There was no preamble. “Each of you has been privately briefed within the past few hours concerning this latest event in Pakistan. It is an intolerable situation. A vital ally that already had given shelter to our single biggest enemy, Osama bin Laden, has been busy creating a new and possibly worse threat to our security, and as usual, intentionally keeping it secret from us.
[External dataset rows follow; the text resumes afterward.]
static bool state_tm(const fb_ctx *c) { return c->N2 >= 32; }
static int state_convert(fb_ctx *c, const ColGroup &G, const cf *in, cf *out, bool to_tm)
{
    if (G.ncols == 0) return FB_OK;
    if (!state_tm(c)) { HIPCHK(hipMemcpyAsync(out, in, grp_elems(c, G) * sizeof(cf), hipMemcpyDeviceToDevice, c->stream)); return FB_OK; }
    const size_t total = grp_elems(c, G);
    return launch_n(c, to_tm ? k_state_relayout<true> : k_state_relayout<false>, total, in, out, c->nx, G.ncols, c->N2);
}

static int relayout(fb_ctx *c, const cf *in, cf *out, bool to_private)
{
    const size_t total = priv_elems(c);
    return launch_n(c, to_private ? k_spec_relayout<true> : k_spec_relayout<false>, total, in, out, c->nx, c->hy, c->P, c->N1, c->N2);
}

extern "C" int fb_r2c(fb_ctx *c, const float *d_in, float *d_out)
{
    if (!c || !d_in || !d_out) return fail(FB_EINVAL, "fb_r2c: NULL");
    NEED_SINGLE(c);
    int rc;
    if ((rc = ensure_scratch(c))) return rc;
    HIPCHK(hipMemsetAsync(c->d_scratch, 0, priv_elems(c) * sizeof(cf), c->stream));
    if ((rc = r2c_private(c, d_in, c->d_scratch))) return rc;
    return relayout(c, c->d_scratch, (cf *)d_out, false);
}

extern "C" int fb_c2r(fb_ctx *c, const float *d_in, float *d_out, int normalize)
{
    if (!c || !d_in || !d_out) return fail(FB_EINVAL, "fb_c2r: NULL");
    NEED_SINGLE(c);
    int rc;
    if ((rc = ensure_scratch(c))) return rc;
    if ((rc = relayout(c, (const cf *)d_in, c->d_scratch, true))) return rc;
    const float scale = normalize ? 1.0f / (float)((size_t)c->nx * c->ny) : 1.0f;
    return c2r_private(c, c->d_scratch, d_out, scale);
}

struct GroupBufs { cf *ZA, *ZB, *ACC, *w4_send, *w4_recv, *t_send, *t_recv; };

struct Beside { cf *c0[3], *c1[3], *acc[3]; };

struct fb_model {
    fb_ctx *c;
    float nu, dt;
    GroupBufs gb[3];
    bool phase_flow;
    XPass xpass;
    bool prescale;
    bool use_graph, warmed;
    hipGraphExec_t graph_exec;
    const float *graph_src; hipStream_t graph_stream;
    float *src;
    int *src_nz;
    cf *rec_work[3], *rec_send[3];
    float *keff_fields;
    void *keff_red; size_t keff_red_cap;
    float *azim_fields;
    void *azim_red; size_t azim_red_cap;
    float *pres_ref;
    unsigned char rec_work_nf[3], rec_send_nf[3];
    void *spec_red;
    int primed;
    Beside tr;
    float kappa;
    bool tracer;
    double *pt; int pt_n;
    float *pt_uv;
    Beside tg[FB_TANGENTS_MAX];
    int tg_n;
    cf *tg_j[3];
    double *tg_red;
    cf *ad_tape; int ad_depth, ad_fill;
    Beside ad;
    float *ad_real;
    bool adjoint;
};

#include "fb_transport.h"
struct fb_slab {
    fb_ctx *c;
    fb_model *m;
    fb_transport tp;
    bool connected, owns_streams;
    hipStream_t comp, comm;
    hipEvent_t ev_f[4], ev_r[8], ev_w4, ev_t, ev_tg[2], ev_rows_done, ev_fwd_done, ev_misc[2];
    int nfg, nch;
    int ncg;
    int step_ops;
};
#include "fb_entry.h"

static int model_create_impl(fb_model **out, fb_ctx *c, float nu, float dt, bool phase_flow)
{
    if (!out || !c) return fail(FB_EINVAL, "fb_model_create: NULL");
    *out = nullptr;
    fb_model *m = new fb_model();
    memset(m, 0, sizeof(*m));
    m->c = c; m->nu = nu; m->dt = dt; m->phase_flow = phase_flow;
    m->xpass = phase_flow ? XP_COLS : choose_xpass(c);
    m->prescale = m->xpass != XP_COLS && c->world == 1 && c->row == RK_ROWQ && !c->no_prescale;
    int rc = FB_OK;
    auto alloc0 = [&](cf **p, size_t elems) {
        if (rc || elems == 0) return;
        if (hipMalloc((void **)p, elems * sizeof(cf)) != hipSuccess) { rc = fail(FB_ENOMEM, "model allocation failed"); return; }
        if (hipMemsetAsync(*p, 0, elems * sizeof(cf), c->stream) != hipSuccess) rc = fail(FB_EHIP, "hipMemsetAsync failed");
    };
    for (int g = 0; g < c->ngroups; ++g) {
        const size_t n = grp_elems(c, c->grp[g]);
        GroupBufs &B = m->gb[g];
        alloc0(&B.ZA, n);
        if (g < c->nact) { alloc0(&B.ZB, n); alloc0(&B.ACC, n); }
        alloc0(&B.w4_send, 4 * n); alloc0(&B.t_send, n);
        if (c->world > 1) { alloc0(&B.w4_recv, 4 * n); alloc0(&B.t_recv, n); }
        else { B.w4_recv = B.w4_send; B.t_recv = B.t_send; }
    }
    if (rc) { fb_model_destroy(m); return rc; }
    *out = m;
    return FB_OK;
}

extern "C" int fb_model_create(fb_model **out, fb_ctx *c, float nu, float dt)
{
    if (c && c->world != 1) return fail(FB_EINVAL, "fb_model_create on a slab context: use fb_slab_create");
    return model_create_impl(out, c, nu, dt, false);
}

static int beside_stage(fb_model *m, fb_slab *s, int stage);
static void beside_step_done(fb_model *m);
static void beside_free_all(fb_model *m);

static void model_drop_graph(fb_model *m)
{
    if (m->graph_exec) { hipGraphExecDestroy(m->graph_exec); m->graph_exec = nullptr; }
}

static void state_replaced(fb_model *m)
{
    m->warmed = false;
    m->primed = 0;
    m->ad_fill = 0;
}

extern "C" int fb_model_destroy(fb_model *m)
{
    if (!m) return FB_OK;
    for (GroupBufs &B : m->gb) {
        if (B.w4_recv && B.w4_recv != B.w4_send) hipFree(B.w4_recv);
        if (B.t_recv && B.t_recv != B.t_send) hipFree(B.t_recv);
        cf *arr[] = {B.ZA, B.ZB, B.ACC, B.w4_send, B.t_send};
        for (cf *p : arr) if (p) hipFree(p);
    }
    model_drop_graph(m);
    if (m->src) hipFree(m->src);
    if (m->src_nz) hipFree(m->src_nz);
    for (auto p : m->rec_work) if (p) hipFree(p);
    for (auto p : m->rec_send) if (p) hipFree(p);
    if (m->keff_fields) hipFree(m->keff_fields);
    if (m->keff_red) hipFree(m->keff_red);
    if (m->azim_fields) hipFree(m->azim_fields);
    if (m->azim_red) hipFree(m->azim_red);
    if (m->pres_ref) hipFree(m->pres_ref);
    if (m->spec_red) hipFree(m->spec_red);
    beside_free_all(m);
    delete m;
    return FB_OK;
}

extern "C" int fb_model_info(fb_model *m, size_t *hbm, size_t *alg)
{
    if (int rc = enter(on_model("fb_model_info", m))) return rc;
    const fb_ctx *c = m->c;
    if (hbm) {
        size_t n = m->src ? (size_t)c->XL * c->ny * 4 : 0;
        for (int g = 0; g < c->ngroups; ++g) n += (c->world > 1 ? (g < c->nact ? 13 : 11) : 8) * grp_elems(c, c->grp[g]) * sizeof(cf);
        for (int g = 0; g < c->ngroups && m->tracer; ++g) n += (g < c->nact ? 3 : 1) * grp_elems(c, c->grp[g]) * sizeof(cf);
        if (m->pt_n) n += 6 * (size_t)m->pt_n * sizeof(double) + 2 * (size_t)c->nx * c->ny * sizeof(float);
        for (int g = 0; g < c->ngroups && m->tg_n; ++g)
            n += ((size_t)m->tg_n * (g < c->nact ? 3 : 1) + (g < c->nact ? 1 : 0)) * grp_elems(c, c->grp[g]) * sizeof(cf);
        *hbm = n;
    }
    if (alg) *alg = (size_t)320 * c->nx * c->ny;
    return FB_OK;
}

static int set_source(const Call &k, const float *d_src)
{
    if (int rc = enter(k)) return rc;
    fb_model *m = k.m;
    fb_ctx *c = m->c;
    const size_t n = (size_t)c->XL * c->ny * sizeof(float);
    if (!d_src) { if (m->src) { HIPCHK(hipStreamSynchronize(c->stream)); hipFree(m->src); m->src = nullptr; } return FB_OK; }
    if (!m->src_nz && hipMalloc((void **)&m->src_nz, (size_t)c->XL * sizeof(int)) != hipSuccess) { m->src_nz = nullptr; return fail(FB_ENOMEM, "source allocation failed"); }
    if (!m->src && hipMalloc((void **)&m->src, n) != hipSuccess) { m->src = nullptr; return fail(FB_ENOMEM, "source allocation failed"); }
    if (int rc = launch(c, k_src_row_flags, dim3(c->XL), dim3(256), 0, d_src, m->src_nz, c->ny)) return rc;
    const size_t half = (size_t)c->XL * c->ny / 2;
    switch (c->row) {
    case RK_ROWQ: return launch_n(c, k_rowq_permute_src, half, d_src, m->src, c->XL);
    case RK_ROWH_8192: return launch_n(c, k_rowh_permute_src<1>, half, d_src, m->src, c->XL);
    case RK_ROWH_16384: return launch_n(c, k_rowh_permute_src<2>, half, d_src, m->src, c->XL);
    default: HIPCHK(hipMemcpyAsync(m->src, d_src, n, hipMemcpyDeviceToDevice, c->stream)); return FB_OK;
    }
}
extern "C" int fb_model_set_source(fb_model *m, const float *d_src) { return set_source(on_model("fb_model_set_source", m), d_src); }
extern "C" int fb_slab_set_source_local(fb_slab *s, const float *d_rows) { return set_source(on_slab("fb_slab_set_source_local", s), d_rows); }

static MidArgs mid_args(fb_model *m, int g, int stage)
{
    fb_ctx *c = m->c;
    const ColGroup &G = c->grp[g];
    const GroupBufs &B = m->gb[g];
    MidArgs a;
    a.Tin = B.t_recv; a.Zbase = B.ZA; a.Zcur = B.ZB; a.Acc = B.ACC; a.Zout = B.ZA; a.W4 = B.w4_send;
    a.ct0 = 0; a.nct = stage < 0 ? G.ncols / 16 : G.nct_active;
    a.fstride = w4_fstride(c, G); a.rm = rowmap_w4(c, G); a.P = G.ncols; a.N1 = c->N1; a.N2 = c->N2; a.ky0 = G.ky0; a.stage = stage;
    a.nu = m->nu; a.dt = m->dt; a.coef = make_coef(c); a.tw_n = c->d_tw_n2; a.tw_big = c->d_tw_big;
    return a;
}

static int launch_col_full(fb_model *m, int stage)
{
    fb_ctx *c = m->c;
    const GroupBufs &B = m->gb[0];
    FullArgs a;
    a.Tin = B.t_recv; a.Zbase = B.ZA; a.Zcur = B.ZB; a.Acc = B.ACC; a.Zout = B.ZA; a.W4 = B.w4_send;
    a.fstride = (long)priv_elems(c); a.P = c->P; a.ntiles = (c->ny / 2) / 8; a.stage = stage; a.nu = m->nu; a.dt = m->dt;
    a.nsub = m->xpass; a.sub_rows = 4096;
    a.wscale = m->prescale ? 1.0f / (float)((size_t)c->nx * c->ny) : 1.0f;
    a.ntiles_run = c->grp[0].nct_active * 2 < a.ntiles ? c->grp[0].nct_active * 2 : a.ntiles;
    if (c->full_noskip) a.ntiles_run = a.ntiles;
    if (stage == 4) a.ntiles_run = a.ntiles + 1;
    a.coef = make_coef(c); a.tw256 = c->d_tw_256; a.tw4096 = m->xpass == XP_FULL1 ? c->d_tw_big : c->d_tw_4096;
    return launch_full(c, a);
}
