diff --git a/scikit-dsp-comm_amd/csrc/ols_core.hpp b/scikit-dsp-comm_amd/csrc/ols_core.hpp
--- a/scikit-dsp-comm_amd/csrc/ols_core.hpp
+++ b/scikit-dsp-comm_amd/csrc/ols_core.hpp
@@ -25,6 +25,8 @@
 constexpr int kRowPitch = 272;
 constexpr int kLdsUnits = 16 * kRowPitch;
 constexpr int kT2Units = 256;
+constexpr int kFwdAhead = 2;
+constexpr int kInvBatch = 2;
 
 #define SK_C32                                                                                             \
     {1.0f, 0.98078528040323043f, 0.92387953251128674f, 0.83146961230254524f, 0.70710678118654757f,        \
@@ -238,6 +240,34 @@
 };
 template <int N, int S, bool INV> using Dft = DftT<cf, N, S, INV>;
 
+#if defined(__HIP_DEVICE_COMPILE__)
+typedef float v4f __attribute__((ext_vector_type(4)));
+#define SK_LDS_PTR(T, p) ((const volatile __attribute__((address_space(3))) T *)(p))
+SK_HD float4 lds_req(const float4 *p)
+{
+    const v4f r = *SK_LDS_PTR(v4f, p);
+    return make_float4(r.x, r.y, r.z, r.w);
+}
+SK_HD cf lds_req_lo(const float4 *p) { return C(*SK_LDS_PTR(v2f, p)); }
+template <int N> SK_HD void hold(cf *v)
+{
+    if constexpr (N % 4 == 0) {
+        SK_UNROLL
+        for (int i = 0; i < N; i += 4)
+            asm volatile("" : "+v"(v[i].x), "+v"(v[i].y), "+v"(v[i + 1].x), "+v"(v[i + 1].y), "+v"(v[i + 2].x), "+v"(v[i + 2].y), "+v"(v[i + 3].x), "+v"(v[i + 3].y));
+    } else {
+        SK_UNROLL
+        for (int i = 0; i < N; ++i) asm volatile("" : "+v"(v[i].x), "+v"(v[i].y));
+    }
+}
+SK_HD void hold(cf &a, cf &b, cf &c, cf &d) { asm volatile("" : "+v"(a.x), "+v"(a.y), "+v"(b.x), "+v"(b.y), "+v"(c.x), "+v"(c.y), "+v"(d.x), "+v"(d.y)); }
+#else
+SK_HD float4 lds_req(const float4 *p) { return *p; }
+SK_HD cf lds_req_lo(const float4 *p) { return make_float2(p->x, p->y); }
+template <int N> SK_HD void hold(cf *) {}
+SK_HD void hold(cf &, cf &, cf &, cf &) {}
+#endif
+
 SK_HD int lds_unit(int row_k1, int mid, int q) { return row_k1 * kRowPitch + mid * 17 + q; }
 
 SK_HD cf lo(float4 f) { return make_float2(f.x, f.y); }
@@ -294,13 +324,16 @@
         in0[b] = lo(f);
         in1[b] = hi(f);
     }
+    float4 w[16];
+    SK_UNROLL
+    for (int k2 = 1; k2 <= kFwdAhead; ++k2) w[k2] = lds_req(T2 + k2 * 16 + q);
     Dft<16, 1, false>::run(in0, o0);
     Dft<16, 1, false>::run(in1, o1);
     lds[lds_unit(k1, 0, q)] = pack(o0[0], o1[0]);
     SK_UNROLL
     for (int k2 = 1; k2 < 16; ++k2) {
-        const float4 w = T2[k2 * 16 + q];
-        lds[lds_unit(k1, k2, q)] = pack(cmul(o0[k2], lo(w)), cmul(o1[k2], hi(w)));
+        if (k2 + kFwdAhead < 16) w[k2 + kFwdAhead] = lds_req(T2 + (k2 + kFwdAhead) * 16 + q);
+        lds[lds_unit(k1, k2, q)] = pack(cmul(o0[k2], lo(w[k2])), cmul(o1[k2], hi(w[k2])));
     }
     const int k2 = q;
     cf z[32];
@@ -332,10 +365,17 @@
     const int k1 = t >> 4, k2 = t & 15;
     cf z[32];
     Dft<32, 1, true>::run(Z, z);
-    SK_UNROLL
-    for (int qq = 0; qq < 16; ++qq) {
-        const float4 w = T2t[qq * 16 + k2];
-        lds[lds_unit(k1, k2, qq)] = pack(cmulc(z[2 * qq], lo(w)), cmulc(z[2 * qq + 1], hi(w)));
+    float4 w[16];
+    SK_UNROLL
+    for (int j = 0; j < kInvBatch; ++j) w[j] = lds_req(T2t + j * 16 + k2);
+    SK_UNROLL
+    for (int g = 0; g < 16; g += kInvBatch) {
+        if (g + kInvBatch < 16) {
+            SK_UNROLL
+            for (int j = g + kInvBatch; j < g + 2 * kInvBatch; ++j) w[j] = lds_req(T2t + j * 16 + k2);
+        }
+        SK_UNROLL
+        for (int qq = g; qq < g + kInvBatch; ++qq) lds[lds_unit(k1, k2, qq)] = pack(cmulc(z[2 * qq], lo(w[qq])), cmulc(z[2 * qq + 1], hi(w[qq])));
     }
     const int q = k2;
     cf in0[16], in1[16], o0[16], o1[16];
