class PackedWeights:

    def __init__(self, sd, mode=0):
        mode = PRECISIONS.get(mode, mode)
        if mode not in (0, 1):
            raise ValueError(f"precision must be one of {sorted(PRECISIONS)}")
        self.mode = mode
        tab, keep = weight_table(sd)
        h = c_void_p()
        check(lib.vanerf_weights_pack(byref(tab), mode, byref(h)))
        self.handle = h
        self.device_index = torch.cuda.current_device() if torch.cuda.is_available() else None
        self._beta = max(float(tab.sigmoid_beta), 2e-3)
        self._beta_src = None
        self.version = 0

    @property
    def beta(self):
        if self._beta_src is not None:
            self._beta = max(float(self._beta_src.reshape(-1)[0]), 2e-3)
        return self._beta

    def update(self, sd):
        tab, keep = weight_table(sd, on_device=True)
        beta = keep[-1]
        if not (beta.is_cuda and beta.dtype == torch.float32):
            raise ValueError("sigmoid_beta: the device packer takes an fp32 device tensor")
        check(lib.vanerf_weights_update(self.handle, byref(tab), c_void_p(beta.data_ptr()), _stream()))
        self._beta_src = beta
        self.version += 1
        return self

    def short_groups(self):
        n = ctypes.c_uint64()
        check(lib.vanerf_weights_short_groups(self.handle, byref(n)))
        return int(n.value)

    def close(self):
        if getattr(self, "handle", None) and lib is not None:
            lib.vanerf_weights_free(self.handle)
            self.handle = None

    __del__ = close


def stream_host(sd, which):
    tab, keep = weight_table(sd)
    n = c_int64()
    check(lib.vanerf_weights_stream_host(byref(tab), which, None, 0, byref(n)))
    out = torch.empty(n.value, dtype=torch.float32)
    check(lib.vanerf_weights_stream_host(byref(tab), which, c_void_p(out.data_ptr()), n.value, byref(n)))
    return out.view(torch.int32)


def stream_device(weights, which):
    n = c_int64()
    check(lib.vanerf_weights_download(weights.handle, which, None, 0, byref(n)))
    out = torch.empty(n.value, dtype=torch.float32)
    check(lib.vanerf_weights_download(weights.handle, which, c_void_p(out.data_ptr()), n.value, byref(n)))
    return out.view(torch.int32)


def pack_weights_host(sd):
    tab, keep = weight_table(sd)
    n = c_int64()
    offs = (c_uint * _ffi.NUM_LAYERS)()
    check(lib.vanerf_weights_pack_host(byref(tab), None, 0, byref(n), offs))
    out = torch.empty(n.value, dtype=torch.float32)
    check(lib.vanerf_weights_pack_host(byref(tab), c_void_p(out.data_ptr()), n.value, byref(n), offs))
    return out, list(offs)


def _grid_sample(feat, uv):
    out = F.grid_sample(feat, uv[:, :, None], mode="bilinear", padding_mode="border", align_corners=True)
    return out.view(*out.shape[:2], -1).permute(0, 2, 1)


def _project(pts, KRT):
    vh = pts @ KRT[:, :3, :3].transpose(1, 2) + KRT[:, :3, 3][:, None]
    return vh[..., :2], vh[..., 2:3]


_POOL3 = {}


def _avg_pool3(x):
    def bins(n, dev):
        key = (n, dev)
        if key not in _POOL3:
            m = torch.zeros(n, 3)
            for i in range(3):
                a, b = (i * n) // 3, -((-(i + 1) * n) // 3)
                m[a:b, i] = 1.0 / (b - a)
            _POOL3[key] = m.to(dev)
        return _POOL3[key]

    return bins(x.shape[-2], x.device).t() @ (x @ bins(x.shape[-1], x.device))


def tex_global_vertex_feature(sd, feat_tex, img, pre="tex_vis_fusion."):
    def conv3x3(x, w):
        B, C, H, W = x.shape
        cols = F.unfold(x, 3, padding=1)
        return (w.reshape(w.shape[0], -1) @ cols).view(B, w.shape[0], H, W)

    def stack(x, name, hw):
        x = conv3x3(x, sd[pre + name + ".0.weight"])
        x = torch.relu(F.layer_norm(x, [hw, hw], sd[pre + name + ".1.weight"], sd[pre + name + ".1.bias"], 1e-6))
        x = conv3x3(x, sd[pre + name + ".3.weight"])
        x = torch.relu(F.layer_norm(x, [hw, hw], sd[pre + name + ".4.weight"], sd[pre + name + ".4.bias"], 1e-6))
        return _avg_pool3(x)

    gf = stack(feat_tex, "fconv3", feat_tex.shape[-1]).reshape(feat_tex.shape[0], 42, -1)
    gf_img = stack(img, "fconv4", img.shape[-1]).reshape(img.shape[0], 42, -1)
    gf = torch.cat([gf_img, gf], -1)
    def conv1d_k3(x, w):
        xp = F.pad(x, (1, 1))
        cols = torch.stack([xp[..., 0:-2], xp[..., 1:-1], xp[..., 2:]], 2).reshape(x.shape[0], -1, x.shape[-1])
        return w.reshape(w.shape[0], -1) @ cols

    x = conv1d_k3(gf, sd[pre + "fconv_gt.0.weight"])
    x = torch.relu(F.layer_norm(x, [18], sd[pre + "fconv_gt.1.weight"], sd[pre + "fconv_gt.1.bias"], 1e-6))
    x = conv1d_k3(x, sd[pre + "fconv_gt.3.weight"])
    return torch.relu(F.layer_norm(x, [18], sd[pre + "fconv_gt.4.weight"], sd[pre + "fconv_gt.4.bias"], 1e-6))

“There is no way to sugarcoat my decision. As you were briefed, I intend to launch a military strike to wipe out that new sanctuary, and by doing so, to send a clear message to our friends throughout the Middle East. Any new terrorist leader will never be beyond the reach of the United States, and neither will any country that gives him sanctuary.” He paused, hands clasped before him, looking from face to face.
“We will hit it hard—very hard—and that once again includes boots on the ground for a short window of time, for I consider this to be a matter of utmost national security. Our military leaders predict that if all goes well, we will be in and out of there within three hours, leaving behind nothing but a smoking ruin. Consider it to be a surgical operation to remove a deadly cancer. Pakistan has to learn that this must stop! Before I give the final order, I wanted you all together to thank you for agreeing that this course of action is necessary. Any further discussion? Questions?”